Assigned task
In the listing below, pick out lines with "volatile".

Extracted information
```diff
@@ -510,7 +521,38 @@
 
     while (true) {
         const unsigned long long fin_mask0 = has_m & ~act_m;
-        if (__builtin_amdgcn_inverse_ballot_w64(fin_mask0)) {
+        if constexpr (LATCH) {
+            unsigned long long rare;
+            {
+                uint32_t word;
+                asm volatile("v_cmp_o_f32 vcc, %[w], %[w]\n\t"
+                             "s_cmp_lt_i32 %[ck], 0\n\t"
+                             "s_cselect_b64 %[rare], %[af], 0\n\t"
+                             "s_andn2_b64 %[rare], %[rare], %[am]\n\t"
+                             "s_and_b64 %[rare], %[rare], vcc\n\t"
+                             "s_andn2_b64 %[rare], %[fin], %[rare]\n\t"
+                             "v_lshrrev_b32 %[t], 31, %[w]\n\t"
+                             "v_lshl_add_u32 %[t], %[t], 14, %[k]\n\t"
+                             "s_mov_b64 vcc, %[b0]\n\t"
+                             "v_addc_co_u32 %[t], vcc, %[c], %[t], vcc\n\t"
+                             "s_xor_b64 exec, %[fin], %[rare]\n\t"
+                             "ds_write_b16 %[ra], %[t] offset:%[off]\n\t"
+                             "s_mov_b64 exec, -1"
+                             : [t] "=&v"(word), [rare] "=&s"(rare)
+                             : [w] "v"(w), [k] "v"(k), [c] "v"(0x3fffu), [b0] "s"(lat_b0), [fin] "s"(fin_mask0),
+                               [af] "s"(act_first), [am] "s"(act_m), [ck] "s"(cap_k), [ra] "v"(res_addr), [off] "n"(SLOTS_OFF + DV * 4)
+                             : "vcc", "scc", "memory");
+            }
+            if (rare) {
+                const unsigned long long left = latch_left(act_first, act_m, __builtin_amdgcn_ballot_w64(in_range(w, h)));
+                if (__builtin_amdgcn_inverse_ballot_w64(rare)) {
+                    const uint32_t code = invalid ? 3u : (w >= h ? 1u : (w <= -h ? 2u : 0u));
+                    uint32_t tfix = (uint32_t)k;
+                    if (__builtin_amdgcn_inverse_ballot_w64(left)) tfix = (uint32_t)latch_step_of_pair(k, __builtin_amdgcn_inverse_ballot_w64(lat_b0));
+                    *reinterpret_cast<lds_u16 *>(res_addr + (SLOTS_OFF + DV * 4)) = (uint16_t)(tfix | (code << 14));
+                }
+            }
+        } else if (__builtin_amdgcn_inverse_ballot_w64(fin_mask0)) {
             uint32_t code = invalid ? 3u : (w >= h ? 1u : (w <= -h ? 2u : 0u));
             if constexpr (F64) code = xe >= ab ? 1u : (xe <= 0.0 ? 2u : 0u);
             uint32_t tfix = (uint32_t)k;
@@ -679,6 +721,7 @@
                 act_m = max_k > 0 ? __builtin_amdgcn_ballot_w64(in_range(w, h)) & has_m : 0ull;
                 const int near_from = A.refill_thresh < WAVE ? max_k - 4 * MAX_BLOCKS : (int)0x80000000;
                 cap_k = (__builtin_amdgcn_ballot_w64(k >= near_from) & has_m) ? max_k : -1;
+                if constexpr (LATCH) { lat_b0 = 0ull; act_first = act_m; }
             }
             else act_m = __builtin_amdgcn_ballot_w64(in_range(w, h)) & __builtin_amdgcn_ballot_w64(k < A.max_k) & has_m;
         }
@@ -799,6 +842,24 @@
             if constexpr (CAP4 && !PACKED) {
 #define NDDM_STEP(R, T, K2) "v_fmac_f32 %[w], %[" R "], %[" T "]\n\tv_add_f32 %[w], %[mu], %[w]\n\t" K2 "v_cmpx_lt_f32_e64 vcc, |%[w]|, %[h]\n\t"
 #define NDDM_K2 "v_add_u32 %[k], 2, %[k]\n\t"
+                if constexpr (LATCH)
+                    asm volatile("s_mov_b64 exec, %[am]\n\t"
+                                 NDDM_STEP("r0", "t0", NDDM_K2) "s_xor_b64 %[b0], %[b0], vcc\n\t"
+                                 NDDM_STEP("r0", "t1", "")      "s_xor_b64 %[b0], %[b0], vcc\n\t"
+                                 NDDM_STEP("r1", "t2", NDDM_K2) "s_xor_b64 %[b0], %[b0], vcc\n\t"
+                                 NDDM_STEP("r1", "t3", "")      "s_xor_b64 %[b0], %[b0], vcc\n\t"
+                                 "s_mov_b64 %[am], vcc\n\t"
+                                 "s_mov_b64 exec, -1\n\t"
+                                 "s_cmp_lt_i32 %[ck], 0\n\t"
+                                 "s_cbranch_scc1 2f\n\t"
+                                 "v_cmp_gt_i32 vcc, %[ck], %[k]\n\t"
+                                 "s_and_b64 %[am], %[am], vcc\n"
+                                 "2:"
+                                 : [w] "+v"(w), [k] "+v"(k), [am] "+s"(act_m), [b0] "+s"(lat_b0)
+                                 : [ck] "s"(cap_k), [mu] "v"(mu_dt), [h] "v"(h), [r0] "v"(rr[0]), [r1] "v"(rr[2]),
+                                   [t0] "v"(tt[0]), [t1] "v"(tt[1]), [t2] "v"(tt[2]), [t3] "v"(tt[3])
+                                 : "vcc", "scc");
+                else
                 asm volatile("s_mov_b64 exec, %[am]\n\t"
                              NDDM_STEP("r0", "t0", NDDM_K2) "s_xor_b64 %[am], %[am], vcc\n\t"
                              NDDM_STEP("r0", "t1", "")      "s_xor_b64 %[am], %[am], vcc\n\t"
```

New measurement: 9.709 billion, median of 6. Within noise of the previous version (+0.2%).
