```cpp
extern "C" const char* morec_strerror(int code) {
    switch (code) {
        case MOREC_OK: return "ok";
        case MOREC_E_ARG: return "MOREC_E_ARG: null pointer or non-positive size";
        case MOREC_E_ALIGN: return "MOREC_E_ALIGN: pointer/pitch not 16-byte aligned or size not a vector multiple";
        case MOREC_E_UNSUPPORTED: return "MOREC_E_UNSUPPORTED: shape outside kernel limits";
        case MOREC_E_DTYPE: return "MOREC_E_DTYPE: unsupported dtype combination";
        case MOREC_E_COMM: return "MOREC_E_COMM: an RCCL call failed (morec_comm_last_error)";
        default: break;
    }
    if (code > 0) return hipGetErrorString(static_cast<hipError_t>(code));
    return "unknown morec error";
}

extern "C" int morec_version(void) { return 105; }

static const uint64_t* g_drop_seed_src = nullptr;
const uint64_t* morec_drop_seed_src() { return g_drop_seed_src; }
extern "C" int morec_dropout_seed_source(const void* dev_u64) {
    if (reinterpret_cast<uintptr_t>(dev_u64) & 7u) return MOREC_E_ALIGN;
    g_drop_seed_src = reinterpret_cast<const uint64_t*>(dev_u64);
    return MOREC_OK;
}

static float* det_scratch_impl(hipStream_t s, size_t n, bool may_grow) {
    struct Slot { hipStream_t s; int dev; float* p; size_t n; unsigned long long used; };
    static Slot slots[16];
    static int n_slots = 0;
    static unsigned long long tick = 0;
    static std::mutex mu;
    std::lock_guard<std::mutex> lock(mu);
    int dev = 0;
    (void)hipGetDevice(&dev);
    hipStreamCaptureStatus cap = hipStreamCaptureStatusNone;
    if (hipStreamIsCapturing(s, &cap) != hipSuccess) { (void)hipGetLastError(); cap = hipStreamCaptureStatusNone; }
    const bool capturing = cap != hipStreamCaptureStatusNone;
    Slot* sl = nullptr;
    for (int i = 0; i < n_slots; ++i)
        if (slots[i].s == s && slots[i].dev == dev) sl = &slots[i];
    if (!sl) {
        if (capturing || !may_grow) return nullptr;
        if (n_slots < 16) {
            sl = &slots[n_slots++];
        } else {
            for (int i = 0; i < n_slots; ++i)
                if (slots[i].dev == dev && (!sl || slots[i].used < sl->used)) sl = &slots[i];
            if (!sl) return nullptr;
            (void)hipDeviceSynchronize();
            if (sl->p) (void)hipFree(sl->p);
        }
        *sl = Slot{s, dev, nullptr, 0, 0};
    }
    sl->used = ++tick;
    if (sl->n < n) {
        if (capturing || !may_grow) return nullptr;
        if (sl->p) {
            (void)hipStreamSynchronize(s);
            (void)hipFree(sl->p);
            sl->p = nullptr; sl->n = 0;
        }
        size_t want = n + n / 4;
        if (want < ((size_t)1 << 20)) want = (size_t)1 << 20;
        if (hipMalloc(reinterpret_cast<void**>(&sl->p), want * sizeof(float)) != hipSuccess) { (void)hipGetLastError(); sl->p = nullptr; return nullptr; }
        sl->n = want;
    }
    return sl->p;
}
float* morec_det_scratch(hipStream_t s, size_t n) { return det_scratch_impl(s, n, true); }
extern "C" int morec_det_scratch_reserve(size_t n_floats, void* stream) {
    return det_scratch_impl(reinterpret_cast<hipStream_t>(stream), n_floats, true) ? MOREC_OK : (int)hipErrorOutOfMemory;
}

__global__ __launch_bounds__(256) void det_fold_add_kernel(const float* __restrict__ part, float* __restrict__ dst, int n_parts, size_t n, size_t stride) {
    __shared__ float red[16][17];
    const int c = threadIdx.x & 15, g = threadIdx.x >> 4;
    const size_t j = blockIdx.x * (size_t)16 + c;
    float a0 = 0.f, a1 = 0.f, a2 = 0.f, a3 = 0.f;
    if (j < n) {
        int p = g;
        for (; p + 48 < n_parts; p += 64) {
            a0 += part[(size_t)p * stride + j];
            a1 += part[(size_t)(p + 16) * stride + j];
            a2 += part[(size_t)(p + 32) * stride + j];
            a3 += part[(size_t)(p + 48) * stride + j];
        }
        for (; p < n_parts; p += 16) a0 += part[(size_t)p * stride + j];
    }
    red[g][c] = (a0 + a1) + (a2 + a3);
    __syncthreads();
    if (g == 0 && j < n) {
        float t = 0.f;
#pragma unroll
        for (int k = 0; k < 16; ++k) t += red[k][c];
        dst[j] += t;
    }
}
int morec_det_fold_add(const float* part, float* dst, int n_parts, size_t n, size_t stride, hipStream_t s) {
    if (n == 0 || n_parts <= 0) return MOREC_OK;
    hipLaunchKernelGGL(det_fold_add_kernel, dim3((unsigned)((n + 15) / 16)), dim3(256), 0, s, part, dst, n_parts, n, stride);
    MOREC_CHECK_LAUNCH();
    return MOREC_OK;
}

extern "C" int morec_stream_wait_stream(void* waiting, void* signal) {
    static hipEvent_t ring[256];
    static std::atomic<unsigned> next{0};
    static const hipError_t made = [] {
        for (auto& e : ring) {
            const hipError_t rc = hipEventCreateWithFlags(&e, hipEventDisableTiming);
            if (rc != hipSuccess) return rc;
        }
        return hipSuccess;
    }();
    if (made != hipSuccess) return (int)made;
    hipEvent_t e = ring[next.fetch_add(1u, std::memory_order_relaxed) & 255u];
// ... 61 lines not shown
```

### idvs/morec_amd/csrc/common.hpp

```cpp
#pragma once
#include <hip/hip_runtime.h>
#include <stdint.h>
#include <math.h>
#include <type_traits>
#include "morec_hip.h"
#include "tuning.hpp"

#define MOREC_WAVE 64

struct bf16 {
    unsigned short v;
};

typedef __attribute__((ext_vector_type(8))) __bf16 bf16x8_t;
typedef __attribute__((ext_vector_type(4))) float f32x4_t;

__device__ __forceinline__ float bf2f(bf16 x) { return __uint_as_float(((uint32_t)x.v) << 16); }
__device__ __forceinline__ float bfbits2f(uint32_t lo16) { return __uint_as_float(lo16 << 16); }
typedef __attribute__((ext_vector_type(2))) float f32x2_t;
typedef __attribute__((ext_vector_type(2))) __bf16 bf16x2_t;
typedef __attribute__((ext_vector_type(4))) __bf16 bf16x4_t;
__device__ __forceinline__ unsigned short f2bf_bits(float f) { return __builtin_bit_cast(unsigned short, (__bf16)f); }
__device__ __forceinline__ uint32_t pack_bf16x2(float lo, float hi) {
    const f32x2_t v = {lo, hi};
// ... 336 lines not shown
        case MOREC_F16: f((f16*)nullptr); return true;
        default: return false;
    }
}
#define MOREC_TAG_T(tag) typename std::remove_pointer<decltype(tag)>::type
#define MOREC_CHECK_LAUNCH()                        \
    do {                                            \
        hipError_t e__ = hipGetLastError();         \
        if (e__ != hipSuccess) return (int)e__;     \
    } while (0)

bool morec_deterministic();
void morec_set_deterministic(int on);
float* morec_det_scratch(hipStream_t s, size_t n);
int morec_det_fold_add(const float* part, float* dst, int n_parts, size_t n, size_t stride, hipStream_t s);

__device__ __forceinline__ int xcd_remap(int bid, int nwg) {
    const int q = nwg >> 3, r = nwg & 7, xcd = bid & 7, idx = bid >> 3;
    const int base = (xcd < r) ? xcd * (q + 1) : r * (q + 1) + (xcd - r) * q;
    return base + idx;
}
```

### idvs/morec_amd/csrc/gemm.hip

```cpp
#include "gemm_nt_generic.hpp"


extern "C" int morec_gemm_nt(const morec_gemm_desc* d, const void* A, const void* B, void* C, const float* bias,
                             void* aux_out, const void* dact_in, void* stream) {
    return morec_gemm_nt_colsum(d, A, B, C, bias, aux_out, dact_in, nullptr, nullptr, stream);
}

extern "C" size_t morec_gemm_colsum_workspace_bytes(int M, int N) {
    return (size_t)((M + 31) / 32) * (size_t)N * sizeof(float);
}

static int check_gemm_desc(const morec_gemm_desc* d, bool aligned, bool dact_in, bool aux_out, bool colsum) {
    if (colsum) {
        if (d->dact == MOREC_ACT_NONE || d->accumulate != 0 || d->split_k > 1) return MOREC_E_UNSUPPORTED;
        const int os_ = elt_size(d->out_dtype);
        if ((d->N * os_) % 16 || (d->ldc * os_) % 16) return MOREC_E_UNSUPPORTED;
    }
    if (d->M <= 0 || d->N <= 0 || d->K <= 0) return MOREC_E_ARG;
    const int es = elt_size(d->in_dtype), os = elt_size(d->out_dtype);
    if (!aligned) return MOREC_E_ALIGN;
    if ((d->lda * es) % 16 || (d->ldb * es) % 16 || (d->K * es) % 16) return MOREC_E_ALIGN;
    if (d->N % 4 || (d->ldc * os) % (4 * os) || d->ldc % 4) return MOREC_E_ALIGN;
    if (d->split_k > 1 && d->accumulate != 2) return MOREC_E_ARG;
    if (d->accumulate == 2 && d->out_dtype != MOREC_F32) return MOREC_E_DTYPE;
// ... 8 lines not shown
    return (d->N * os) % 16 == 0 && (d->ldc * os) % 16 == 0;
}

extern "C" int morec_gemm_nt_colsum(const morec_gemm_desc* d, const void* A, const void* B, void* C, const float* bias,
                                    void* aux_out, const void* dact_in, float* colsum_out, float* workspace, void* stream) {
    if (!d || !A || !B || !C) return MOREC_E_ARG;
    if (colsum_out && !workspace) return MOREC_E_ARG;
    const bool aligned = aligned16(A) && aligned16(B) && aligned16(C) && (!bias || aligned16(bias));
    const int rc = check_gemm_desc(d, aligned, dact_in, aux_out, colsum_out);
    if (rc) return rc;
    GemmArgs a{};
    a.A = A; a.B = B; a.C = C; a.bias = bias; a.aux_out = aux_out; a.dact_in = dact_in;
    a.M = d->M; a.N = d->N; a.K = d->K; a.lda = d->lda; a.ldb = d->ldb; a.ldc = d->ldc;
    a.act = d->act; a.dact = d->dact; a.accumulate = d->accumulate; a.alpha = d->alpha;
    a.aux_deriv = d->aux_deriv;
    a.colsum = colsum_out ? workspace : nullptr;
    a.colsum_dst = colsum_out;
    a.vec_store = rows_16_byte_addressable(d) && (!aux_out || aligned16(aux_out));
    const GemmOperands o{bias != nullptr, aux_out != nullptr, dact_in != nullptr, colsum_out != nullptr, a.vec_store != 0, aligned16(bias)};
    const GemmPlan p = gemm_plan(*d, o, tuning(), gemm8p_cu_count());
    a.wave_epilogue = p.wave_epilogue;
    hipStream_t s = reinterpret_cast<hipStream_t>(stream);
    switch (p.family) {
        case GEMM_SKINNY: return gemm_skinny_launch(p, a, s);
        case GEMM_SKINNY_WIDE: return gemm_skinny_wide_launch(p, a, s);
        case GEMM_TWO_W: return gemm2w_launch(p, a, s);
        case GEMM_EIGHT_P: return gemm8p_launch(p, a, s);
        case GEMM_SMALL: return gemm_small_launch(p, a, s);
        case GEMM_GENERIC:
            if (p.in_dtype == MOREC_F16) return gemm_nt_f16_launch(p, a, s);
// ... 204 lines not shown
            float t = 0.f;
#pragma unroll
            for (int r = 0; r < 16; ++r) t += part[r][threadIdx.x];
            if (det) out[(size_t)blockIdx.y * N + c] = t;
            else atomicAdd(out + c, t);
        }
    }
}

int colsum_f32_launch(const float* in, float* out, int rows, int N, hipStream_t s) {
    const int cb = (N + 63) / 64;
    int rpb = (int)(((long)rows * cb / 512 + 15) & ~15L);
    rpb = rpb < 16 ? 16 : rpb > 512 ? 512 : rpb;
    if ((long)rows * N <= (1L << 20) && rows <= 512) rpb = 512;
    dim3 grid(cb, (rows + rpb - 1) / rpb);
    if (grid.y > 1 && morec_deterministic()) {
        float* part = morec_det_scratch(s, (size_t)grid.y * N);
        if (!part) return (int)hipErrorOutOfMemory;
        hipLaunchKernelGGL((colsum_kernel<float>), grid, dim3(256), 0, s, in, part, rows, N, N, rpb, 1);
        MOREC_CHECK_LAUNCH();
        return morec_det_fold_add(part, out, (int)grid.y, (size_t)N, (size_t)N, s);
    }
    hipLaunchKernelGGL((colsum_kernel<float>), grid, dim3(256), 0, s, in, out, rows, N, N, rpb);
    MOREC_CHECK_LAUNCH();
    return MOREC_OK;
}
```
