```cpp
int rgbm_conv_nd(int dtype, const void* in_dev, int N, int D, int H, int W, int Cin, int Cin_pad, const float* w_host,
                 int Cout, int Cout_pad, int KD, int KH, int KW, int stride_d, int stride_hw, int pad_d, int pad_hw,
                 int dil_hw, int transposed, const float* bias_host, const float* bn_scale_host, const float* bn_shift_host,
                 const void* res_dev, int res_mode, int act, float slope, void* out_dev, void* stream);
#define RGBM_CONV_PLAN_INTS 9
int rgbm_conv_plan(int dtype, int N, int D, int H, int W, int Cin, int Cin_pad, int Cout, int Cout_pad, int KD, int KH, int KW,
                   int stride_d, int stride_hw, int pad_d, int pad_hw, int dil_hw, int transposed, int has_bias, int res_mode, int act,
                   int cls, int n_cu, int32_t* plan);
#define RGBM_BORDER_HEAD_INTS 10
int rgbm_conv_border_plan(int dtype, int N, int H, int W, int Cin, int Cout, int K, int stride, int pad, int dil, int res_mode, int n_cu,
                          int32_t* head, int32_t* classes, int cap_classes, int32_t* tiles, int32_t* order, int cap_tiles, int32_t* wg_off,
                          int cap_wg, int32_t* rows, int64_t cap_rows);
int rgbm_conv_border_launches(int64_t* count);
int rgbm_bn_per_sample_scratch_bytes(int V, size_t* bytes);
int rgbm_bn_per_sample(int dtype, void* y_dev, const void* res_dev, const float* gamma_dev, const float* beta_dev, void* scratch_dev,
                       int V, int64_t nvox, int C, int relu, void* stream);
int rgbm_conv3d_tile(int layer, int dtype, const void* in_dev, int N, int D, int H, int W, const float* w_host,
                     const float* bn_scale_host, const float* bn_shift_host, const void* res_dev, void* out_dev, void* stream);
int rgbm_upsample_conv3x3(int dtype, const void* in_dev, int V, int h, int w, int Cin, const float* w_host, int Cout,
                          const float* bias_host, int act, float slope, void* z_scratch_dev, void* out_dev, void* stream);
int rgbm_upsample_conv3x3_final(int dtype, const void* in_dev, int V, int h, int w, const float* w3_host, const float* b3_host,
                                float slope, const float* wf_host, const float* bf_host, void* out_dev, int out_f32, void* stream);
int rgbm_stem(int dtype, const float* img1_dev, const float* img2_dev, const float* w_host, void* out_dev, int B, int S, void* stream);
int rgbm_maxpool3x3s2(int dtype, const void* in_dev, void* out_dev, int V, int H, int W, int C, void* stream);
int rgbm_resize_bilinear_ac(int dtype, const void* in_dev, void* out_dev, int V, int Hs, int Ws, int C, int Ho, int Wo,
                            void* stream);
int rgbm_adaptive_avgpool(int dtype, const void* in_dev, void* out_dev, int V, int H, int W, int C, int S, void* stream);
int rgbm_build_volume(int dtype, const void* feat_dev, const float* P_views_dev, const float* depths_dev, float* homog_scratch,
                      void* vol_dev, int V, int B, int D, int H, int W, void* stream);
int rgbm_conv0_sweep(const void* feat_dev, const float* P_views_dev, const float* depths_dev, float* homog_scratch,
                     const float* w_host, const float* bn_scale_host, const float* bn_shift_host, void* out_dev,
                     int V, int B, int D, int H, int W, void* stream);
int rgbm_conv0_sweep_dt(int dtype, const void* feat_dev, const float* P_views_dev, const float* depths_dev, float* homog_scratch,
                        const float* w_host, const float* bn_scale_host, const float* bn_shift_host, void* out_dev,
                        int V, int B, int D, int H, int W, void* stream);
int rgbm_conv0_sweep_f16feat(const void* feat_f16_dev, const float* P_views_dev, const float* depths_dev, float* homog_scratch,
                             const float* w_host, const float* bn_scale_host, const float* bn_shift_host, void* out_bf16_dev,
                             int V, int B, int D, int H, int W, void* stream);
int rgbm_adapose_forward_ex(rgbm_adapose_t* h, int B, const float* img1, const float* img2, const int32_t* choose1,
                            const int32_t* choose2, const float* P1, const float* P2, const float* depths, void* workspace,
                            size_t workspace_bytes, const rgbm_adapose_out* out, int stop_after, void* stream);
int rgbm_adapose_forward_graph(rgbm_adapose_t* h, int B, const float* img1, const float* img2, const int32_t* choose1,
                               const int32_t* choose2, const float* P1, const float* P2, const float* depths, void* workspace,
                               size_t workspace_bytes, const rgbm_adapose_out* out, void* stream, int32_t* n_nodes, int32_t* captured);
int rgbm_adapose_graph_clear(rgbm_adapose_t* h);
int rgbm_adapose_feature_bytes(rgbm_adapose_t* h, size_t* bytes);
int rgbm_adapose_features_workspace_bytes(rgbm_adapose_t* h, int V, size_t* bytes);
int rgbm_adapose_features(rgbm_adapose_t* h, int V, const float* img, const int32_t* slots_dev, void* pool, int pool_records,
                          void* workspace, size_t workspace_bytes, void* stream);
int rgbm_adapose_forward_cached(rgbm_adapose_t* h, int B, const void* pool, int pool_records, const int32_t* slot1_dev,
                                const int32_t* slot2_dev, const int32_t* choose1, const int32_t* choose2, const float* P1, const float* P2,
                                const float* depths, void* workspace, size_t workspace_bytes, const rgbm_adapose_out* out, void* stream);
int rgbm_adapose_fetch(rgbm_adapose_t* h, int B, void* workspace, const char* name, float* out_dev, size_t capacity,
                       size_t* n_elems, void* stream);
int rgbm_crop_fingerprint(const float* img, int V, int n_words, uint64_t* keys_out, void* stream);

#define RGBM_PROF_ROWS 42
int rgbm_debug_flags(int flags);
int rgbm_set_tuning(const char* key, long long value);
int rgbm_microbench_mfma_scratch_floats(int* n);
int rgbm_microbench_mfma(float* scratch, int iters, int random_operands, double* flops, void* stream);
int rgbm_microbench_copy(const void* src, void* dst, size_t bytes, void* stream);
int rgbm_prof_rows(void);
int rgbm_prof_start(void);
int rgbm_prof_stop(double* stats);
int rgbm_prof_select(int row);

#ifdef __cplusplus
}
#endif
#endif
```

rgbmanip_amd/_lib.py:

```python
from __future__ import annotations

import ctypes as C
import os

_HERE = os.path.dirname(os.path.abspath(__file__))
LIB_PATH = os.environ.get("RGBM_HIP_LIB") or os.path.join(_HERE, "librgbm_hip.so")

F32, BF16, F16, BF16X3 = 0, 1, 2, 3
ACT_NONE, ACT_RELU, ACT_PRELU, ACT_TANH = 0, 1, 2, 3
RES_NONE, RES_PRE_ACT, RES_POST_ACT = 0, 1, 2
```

Completed exercise
+                asm volatile("v_cmp_o_f32 vcc, %[w], %[w]\n\t"
+                    asm volatile("s_mov_b64 exec, %[am]\n\t"
                 asm volatile("s_mov_b64 exec, %[am]\n\t"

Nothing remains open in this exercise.